O áudio da conversa revoltou pastores. Publicamente, falam em aguardar pelos desdobramentos do caso. Nos bastidores, contudo, uma ala já defende migrar seu apoio para o ex-governador de Goiás Ronaldo Caiado (PSD). O mineiro Romeu Zema (Novo) empolga menos, mas não é descartado.

A irritação se deu menos pelo pedido de dinheiro em si e mais pelo contexto e pela falta de transparência atribuída àquele que se posiciona como herdeiro político do bolsonarismo. Até então, Flávio sustentava que jamais havia tido contato com Vorcaro.

A revelação reacendeu uma desconfiança que já rondava boa parte da liderança: a de que o primogênito do ex-presidente não herdou automaticamente o capital político do pai nem sua conexão orgânica com a base religiosa.

O Aliança funciona como um termômetro para os humores políticos dessa cúpula evangélica. Fazem parte do grupo nomes como Silas Malafaia, Renê Terra Nova, Estevam Hernandes, Robson Rodovalho e Abner Ferreira, todos líderes com trânsito político.

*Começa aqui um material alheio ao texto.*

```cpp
size_t layout_arena(OrbitCtx *ctx, uintptr_t base, uint64_t md32) {
    const OrbitCaps &caps = ctx->caps;
    const size_t ent = align_up((size_t)caps.max_entities, 256);
    const size_t mtiles = ((size_t)md32 + kTileRecords - 1) / kTileRecords + 1;
    const size_t cchunks = ((size_t)caps.max_clusters / 1024 + 64) * 32;
    size_t off = 0;
    auto carve = [&](size_t bytes) {
        const uintptr_t p = base + off;
        off = align_up(off + bytes, 256);
        return p;
    };
    ctx->status = (int32_t *)carve(256);
    ctx->debug_cycles = (unsigned long long *)carve(256 + 16 * 8192);
    ctx->zero_page = (void *)carve(256);
    ctx->g_counts = (uint32_t *)carve(256);
    ctx->m_tickets = (uint32_t *)carve((kTicketPools + kEmitTicketPools) * kTicketStride * 4);
    ctx->m_list_sync = (uint32_t *)carve(kListSyncWords * 4);
    ctx->f_done = (uint32_t *)carve((size_t)kShardDoneWords * kShardDoneStride * 4);
    ctx->f_sync = (uint32_t *)carve(kFusedSyncWords * 4);
    ctx->f_ent_flags = (uint32_t *)carve((ent / 256 + 2) * 4);
    ctx->d_tickets = (uint32_t *)carve((size_t)kMaxPyramidBatch * kDepthTicketWords * 4);
    ctx->e_proto = (OrbitMeshletDispatch *)carve(ent * sizeof(OrbitMeshletDispatch));
    ctx->e_block_sums = (uint32_t *)carve((ent / 256 + 1) * 4);
    ctx->e_total = (uint32_t *)carve(256);
    ctx->m_tile_counts = (uint32_t *)carve(mtiles * 4);
    ctx->m_tile_base = (uint32_t *)carve(mtiles * 4);
    ctx->m_total = (uint32_t *)carve(256);
    ctx->f_tile_flags = (uint32_t *)carve(((size_t)md32 / 4 + 2) * 4);
    ctx->m_split = ctx->rec_shift > 5u ? (uint8_t *)carve(ORBIT_DISPATCH_HEADER + 16 * (size_t)md32) : nullptr;
    ctx->x_block_pop = (uint32_t *)carve((size_t)kExpandBlocks * 4);
    ctx->m_tile_masks = (uint32_t *)carve(mtiles * 64);
    ctx->m_tile_payload = (Payload *)carve(mtiles * 128 * sizeof(Payload));
    ctx->m_chunk_sums = (uint32_t *)carve((mtiles / kScanChunk + 2) * 4);
    ctx->c_chunk = (uint32_t *)carve((2 * cchunks + 64) * 4);
    ctx->c_chunk_words = cchunks;
    ctx->a_view_lights = (float4 *)carve((size_t)caps.max_lights * 16 + 1024);
    ctx->a_light_flags = (uint32_t *)carve(((size_t)caps.max_lights / 32 + 64) * 4);
    ctx->a_counts = (uint32_t *)carve(((size_t)caps.max_clusters + kAssignPad) * 4);
    ctx->a_block_sums = (uint32_t *)carve((((size_t)caps.max_clusters / kScanChunk + 2) * kChunkSumStride + 64) * 4);
    ctx->a_block_base = (uint32_t *)carve(((size_t)caps.max_clusters + kAssignPad) * 4);
    ctx->a_total = (uint32_t *)carve(256);
    const size_t agroups = (size_t)caps.max_clusters / 256 + 1;
    const size_t aseg = (((size_t)caps.max_lights + 15) / 16 + 63) / 64 * 64;
    ctx->a_aabb = (float *)carve(((size_t)caps.max_clusters + kAssignPad) * 6 * 4);
    ctx->a_coarse = (uint32_t *)carve(agroups * 16 * aseg * 4);
    ctx->a_coarse_lights = (float4 *)carve(agroups * 16 * aseg * 16);
    ctx->a_coarse_counts = (uint32_t *)carve(agroups * 16 * 4);
    ctx->a_group_box = (float *)carve(agroups * 32);
    ctx->a_group_order = (uint32_t *)carve((agroups + 1) * 4);
    ctx->a_coarse_seg = (uint32_t)aseg;
    ctx->a_hit_cache = (uint32_t *)carve(((size_t)caps.max_clusters + kAssignPad) * kHitCache * 4);
// ... 254 lines not shown
```
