template <typename T> struct DevBuf {
// ... 17 lines not shown
  int ni8 = 0, nred = 0, words = 0, nnzb = 0, eval_blocks = 0, eval_grid = 0, kiu = KI, gj_grid = 0, ics_chunks = 64;
  std::vector<int> perm;
  DevBuf<int> d_perm;
  std::vector<int> h_intr_model;
  DevBuf<double> pose[2], intr[2], pt[2], pose0, intr0, pt0;
  DevBuf<int> intr_model, obs_pose, obs_intr, obs_pt, pt_start, cam_start, cam_obs;
  DevBuf<double> obs_xy;
  DevBuf<double> r, Jp, Jc, Ji, camR[2], camdR, camrec[2];
  DevBuf<double> sc_pt, sc_cam, sc_intr, diag_pt, diag_cam, diag_intr, lmD_pt, lmD_cam, lmD_intr, g_cam, g_intr;
  DevBuf<double> EtE, Etb, EtFi, FtF, FiFi, Einv, step_pt, step_red;
  DevBuf<unsigned char> pt_single;
  DevBuf<unsigned> bitmap, intr_mask; DevBuf<int> wprefix, rowptr, cols;
  DevBuf<double> Scc, Sci, Sii, rhs, Minv_c, Minv_i, work_i;
  DevBuf<double> z, res, pvec, w, zeta, pcg_part;
  DevBuf<double> gW, bX, bR, bP, bW, bZ, pcg2_part;
  DevBuf<int> agg_of, agg_start, agg_cams, brow, nb_start, nb_list; DevBuf<unsigned short> blk_lcol; int nb_max = 0;
  DevBuf<double> cE, cT, cCv, cYv, cCv2, cAW, bP2; int ng = 0, agg_maxsize = 0;
  DevBuf<double> dA, dT;
  DevBuf<double> part, part2, part3, icol_part, scal;
  DevBuf<int> fail;
  DevBuf<unsigned long long> pcg_tim;
  DevBuf<double> corner_rep;
  DevBuf<double> GE;
  DevBuf<double> obs_w; DevBuf<unsigned char> obs_flags, pt_fixed; DevBuf<unsigned> pt_mask;
  DevBuf<unsigned char> pt_gcp, pt_removed, pt_now; DevBuf<unsigned> rej_bits; DevBuf<unsigned long long> rej_cnt;
  bool reject_ready = false;
  int n_slow = 0;
  bool has_ext = false; int npri = 0; double prior_huber_a = 0; DevBuf<int> prior_pose; DevBuf<double> prior_center, prior_weight, rP, JP;
  double *h_scal = nullptr;
  cudaEvent_t ev0 = nullptr, ev1 = nullptr, evj0 = nullptr, evj1 = nullptr;
  long long launches = 0;
};

namespace {

#define LAUNCH_CHECK() OMVG_CUDA(cudaGetLastError())

struct PhaseTimer {
  bool on = getenv("OMVG_BA_TIMING") != nullptr; const char *what;
  std::chrono::steady_clock::time_point t0 = std::chrono::steady_clock::now();
  explicit PhaseTimer(const char *w) : what(w) {}
  void lap(const char *name) { if (!on) return; const auto t1 = std::chrono::steady_clock::now(); fprintf(stderr, "[omvg_ba timing] %s/%s %.3f ms\n", what, name, std::chrono::duration<double, std::milli>(t1 - t0).count()); t0 = t1; }
};

int validate(const omvg_ba_problem *P) {
  if (!P) return fail(OMVG_E_ARG, "null problem");
// ... 224 lines not shown
  { std::vector<int> nb_start(ng + 1, 0), nb_list; std::vector<unsigned short> lcol(c->nnzb, 0); std::vector<int> mark(c->nc, -1);
    c->nb_max = 0;
    for (int g = 0; g < ng; ++g) {
      const int first = (int)nb_list.size();
      for (int t = agg_start[g]; t < agg_start[g + 1]; ++t) { const int a = agg_cams[t];
        for (int e = hp[a]; e < hp[a + 1]; ++e) { const int b = hcols[e]; if (mark[b] < first) { mark[b] = (int)nb_list.size(); nb_list.push_back(b); } lcol[e] = (unsigned short)std::min(65535, mark[b] - first); } }
      nb_start[g + 1] = (int)nb_list.size(); c->nb_max = std::max(c->nb_max, nb_start[g + 1] - first);
    }
    if ((rc = upload(c->nb_start, nb_start.data(), ng + 1, c->stream))) return rc;
    if ((rc = upload(c->nb_list, nb_list.data(), nb_list.size(), c->stream))) return rc;
    if ((rc = upload(c->blk_lcol, lcol.data(), lcol.size(), c->stream))) return rc;
    OMVG_CUDA(cudaStreamSynchronize(c->stream)); }
  const size_t nco_max = (size_t)ng * MAXW;
  if ((rc = c->cE.alloc(nco_max * nco_max))) return rc;
  if ((rc = c->cT.alloc(3 * (size_t)GJ_B * nco_max))) return rc;
  if ((rc = c->cCv.alloc((size_t)MAXRHS * nco_max))) return rc;
  if ((rc = c->cYv.alloc((size_t)MAXRHS * nco_max))) return rc;
  if ((rc = c->cCv2.alloc((size_t)MAXRHS * nco_max + 1)) || (rc = c->cAW.alloc((size_t)MAXRHS * nco_max + 1))) return rc;
  if ((rc = c->bP2.alloc((size_t)MAXRHS * 6 * c->nc))) return rc;
  OMVG_CUDA(cudaStreamSynchronize(c->stream));
  return c->Scc.alloc((size_t)c->nnzb * 36);
}

}

extern "C" {

void omvg_trim_cache(void) {
  omvg::pool_trim();
  ResPool &rp = res_pool(); std::lock_guard<std::mutex> g(rp.mu);
  int cur = 0; cudaGetDevice(&cur);
  for (int d = 0; d < 16; ++d) { if (rp.free_[d].empty()) continue; cudaSetDevice(d);
    for (CtxRes &r : rp.free_[d]) { cudaFreeHost(r.h_scal); for (cudaEvent_t e : r.ev) cudaEventDestroy(e); cudaStreamDestroy(r.stream); cudaStreamDestroy(r.stream2); }
    rp.free_[d].clear(); }
  cudaSetDevice(cur);
}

A preocupação maior, agora, é permanecer ao lado de Flávio, “porque fica a dúvida do que pode ter mais para frente”, disse reservadamente uma liderança. Novas denúncias são tratadas como prováveis.
Muitos ainda não tinham declarado endosso público ao senador. Até pretendiam fazê-lo mais adiante, mas um movimento nesse sentido fica suspenso por ora. Um pastor influente chegou a apagar uma postagem recente em apoio a Flávio logo após o caso ganhar repercussão.

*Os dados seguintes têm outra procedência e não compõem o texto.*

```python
def ensure_generated(verbose=True):
    import importlib.util
    spec = importlib.util.spec_from_file_location("zigma_linear4w_gen", os.path.join(CSRC, "gen", "linear4w_gen.py"))
    gen = importlib.util.module_from_spec(spec)
    spec.loader.exec_module(gen)
    tmp = GENERATED_F16_INC + ".tmp"
    gen.emit_inc_f16(tmp)
    if os.path.exists(GENERATED_F16_INC) and open(GENERATED_F16_INC).read() == open(tmp).read():
        os.remove(tmp)
        return GENERATED_F16_INC
    os.replace(tmp, GENERATED_F16_INC)
    if verbose:
        print(f"generated {GENERATED_F16_INC}", flush=True)
    return GENERATED_F16_INC


def _digest(paths, extra=()):
    h = hashlib.sha256()
    for pth in sorted(paths):
        h.update(os.path.basename(pth).encode())
        h.update(open(pth, "rb").read())
    for e in extra:
        h.update(str(e).encode())
    return h.hexdigest()


def build(force=False, verbose=True, sources=None, lib=None, extra_flags=()):
    sources = sources or SOURCES
    lib = lib or LIB
    obj_dir = OBJ if lib == LIB else OBJ + "_" + os.path.splitext(os.path.basename(lib))[0]
    os.makedirs(obj_dir, exist_ok=True)
    os.makedirs(os.path.dirname(lib), exist_ok=True)
    ensure_generated(verbose)
    headers = [os.path.join(CSRC, f) for f in os.listdir(CSRC) if f.endswith((".h", ".inc"))]
    headers.append(os.path.join(ROOT, "include", "zigma_hip.h"))
    stamp = lib + ".srchash"
    want = _digest([os.path.join(CSRC, s) for s in sources] + headers, extra=list(FLAGS) + list(extra_flags) + [str(sorted(SOURCE_FLAGS.items()))])
    if not force and os.path.exists(lib) and os.path.exists(stamp) and open(stamp).read().strip() == want:
        if verbose:
            print(f"{lib} is up to date (source hash {want[:12]})")
        return lib

    def run(cmd):
        if verbose:
            print(" ".join(cmd), flush=True)
        subprocess.run(cmd, check=True)

    objs, jobs = [], []
    for src in sources:
        s_path = os.path.join(CSRC, src)
        o_path = os.path.join(obj_dir, src.replace(".hip", ".o"))
        o_stamp = o_path + ".srchash"
        src_flags = SOURCE_FLAGS.get(src, [])
        o_want = _digest([s_path] + headers, extra=list(FLAGS) + list(extra_flags) + src_flags)
        objs.append(o_path)
        if force or not os.path.exists(o_path) or not os.path.exists(o_stamp) or open(o_stamp).read().strip() != o_want:
            jobs.append(([HIPCC, *FLAGS, *extra_flags, *src_flags, "-c", s_path, "-o", o_path], o_stamp, o_want))

    def compile_one(job):
        cmd, o_stamp, o_want = job
# ... 21 lines not shown
```

zigma_amd/model_zigma.py:

```python
import math
import os
from functools import partial
from typing import Optional

import numpy as np
import torch
import torch.nn as nn
import torch.nn.functional as F
import torch.utils.checkpoint
from torch import Tensor

from .attention import attention_math, cross_attn, cross_attn_bwd_eligible, cross_attn_eligible, cross_attn_train
from . import embed as _embed
from .layernorm import RMSNorm, block_norm, glue_bwd_eligible, layer_norm_fn, rms_norm_fn, scale_reduce_bwd
from .linear import plan, project, run
from .mamba_simple import Mamba
from .scan_paths import hilbert_path, reverse_permut_np, zigzag_path


def modulate(x, shift, scale):
    return x * (1 + scale.unsqueeze(1)) + shift.unsqueeze(1)


class _ModulateFn(torch.autograd.Function):

    @staticmethod
    def forward(ctx, x, shift, scale):
        ctx.save_for_backward(x, scale)
        return torch.addcmul(shift.unsqueeze(1), x, (1 + scale).unsqueeze(1))

    @staticmethod
    def backward(ctx, dy):
        x, scale = ctx.saved_tensors
        if glue_bwd_eligible(dy, x, scale):
            dx, dscale, dshift = scale_reduce_bwd(dy, x, scale, s_add=1.0, want_sum=True)
            return dx, dshift, dscale
        dx = dy * (1 + scale).unsqueeze(1)
        return dx, dy.sum(1), (dy * x).sum(1)


class _GatedAddFn(torch.autograd.Function):

    @staticmethod
    def forward(ctx, base, gate, branch):
        ctx.save_for_backward(gate, branch)
        return torch.addcmul(base, gate.unsqueeze(1), branch)

    @staticmethod
    def backward(ctx, dy):
        gate, branch = ctx.saved_tensors
        if glue_bwd_eligible(dy, branch, gate):
            dbranch, dgate, _ = scale_reduce_bwd(dy, branch, gate)
            return dy, dgate, dbranch
        return dy, (dy * branch).sum(1), dy * gate.unsqueeze(1)


class PatchEmbed(nn.Module):

    def __init__(self, img_size=224, patch_size=16, in_chans=3, embed_dim=768, bias=True):
        super().__init__()
        self.img_size = (img_size, img_size)
        self.patch_size = (patch_size, patch_size)
        self.grid_size = (img_size // patch_size, img_size // patch_size)
        self.num_patches = self.grid_size[0] * self.grid_size[1]
        self.proj = nn.Conv2d(in_chans, embed_dim, kernel_size=patch_size, stride=patch_size, bias=bias)

    def forward(self, x, pos=None):
        Bsz, Cin, H, W = x.shape
        p = self.patch_size[0]
        no_grad = not (torch.is_grad_enabled() and (x.requires_grad or self.proj.weight.requires_grad
                                                    or (self.proj.bias is not None and self.proj.bias.requires_grad) or (pos is not None and pos.requires_grad)))
        if no_grad and _embed.patch_embed_eligible(x, self.proj.weight, self.proj.bias, pos):
            return _embed.patch_embed(x, self.proj.weight, self.proj.bias, pos)
        cols = x.reshape(Bsz, Cin, H // p, p, W // p, p).permute(0, 2, 4, 1, 3, 5).reshape(Bsz, -1, Cin * p * p)
        tok = F.linear(cols, self.proj.weight.reshape(self.proj.weight.shape[0], -1), self.proj.bias)
        return tok if pos is None else tok + pos


class PatchEmbed_Video(PatchEmbed):
    def forward(self, x, pos=None):
        Bsz, T = x.shape[:2]
        tok = super().forward(x.reshape((Bsz * T,) + x.shape[2:]))
        tok = tok.reshape(Bsz, -1, tok.shape[-1])
        return tok if pos is None else tok + pos


class CrossAttention(nn.Module):
    def __init__(self, query_dim, context_dim=None, heads=8, dim_head=64, dropout=0.0):
        super().__init__()
        inner_dim = dim_head * heads
        context_dim = query_dim if context_dim is None else context_dim
        self.scale = dim_head ** -0.5
        self.heads = heads
        self.to_q = nn.Linear(query_dim, inner_dim, bias=False)
        self.to_k = nn.Linear(context_dim, inner_dim, bias=False)
        self.to_v = nn.Linear(context_dim, inner_dim, bias=False)
        self.to_out = nn.Sequential(nn.Linear(inner_dim, query_dim), nn.Dropout(dropout))

    def _proj_out(self, o, residual, gate):
        lin = self.to_out[0]
        if residual is None or self.training:
            y = self.to_out[1](project("to_out", o, lin.weight, lin.bias))
            return y if residual is None else torch.addcmul(residual, gate.unsqueeze(1), y)
        return project("to_out", o, lin.weight, lin.bias, residual=residual, gate=gate)

    def forward(self, x, text, mask=None, kv=None, residual=None, gate=None):
        Bsz, L, _ = x.shape
        H = self.heads
        k, v = kv[:2] if kv is not None else (self.to_k(text), self.to_v(text))
        q = project("to_q", x, self.to_q.weight, self.to_q.bias)
        needs_grad = torch.is_grad_enabled() and (q.requires_grad or k.requires_grad or v.requires_grad)
        if cross_attn_eligible(q, k, v, H) and (not needs_grad or cross_attn_bwd_eligible(q, k, v, H)):
            if needs_grad:
                return self._proj_out(cross_attn_train(q, k, v, H, self.scale), residual, gate)
            return self._proj_out(cross_attn(q, k, v, H, self.scale), residual, gate)
        return self._proj_out(attention_math(q, k.reshape(Bsz, k.shape[1], -1), v.reshape(Bsz, v.shape[1], -1), H, self.scale), residual, gate)
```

O grupo discutiu outras alternativas para enfrentar Lula (PT) assim que os áudios começaram a circular. O nome de Caiado voltou à roda. Também lamentaram a inviabilidade de uma dobradinha com Tarcísio de Freitas (Republicanos-SP) à frente da chapa e a ex-primeira-dama Michelle Bolsonaro na vice. A regra eleitoral não permite que, a essa altura, o governador tente um cargo diferente do que ele já ocupa.

Já uma chapa capitaneada por Michelle, embora vislumbrada por alguns, teria que antes enfrentar barreiras de ordem familiar. Conflitos entre os filhos de Bolsonaro e sua madrasta não são segredo para nenhum dos pastores.

A percepção é que o episódio com Vorcaro atingiu um ponto sensível justamente porque ocorre num momento em que o campo conservador tenta reorganizar sua sucessão para 2026 enquanto Bolsonaro segue inelegível. Flávio não seria, na avaliação da maioria desses líderes, o presidenciável ideal, por carregar consigo passivos demais.

“Ainda está nebuloso”, admite o bispo Robson Rodovalho, da igreja Sara Nossa Terra. Ele não vê problemas na passagem de pires em si. “No áudio, Flávio está fazendo um pedido de patrocínio a um banco. Mais do que natural, sem contrapartida nenhuma, pelo menos nada conhecido até agora. Teremos que aguardar os desdobramentos.”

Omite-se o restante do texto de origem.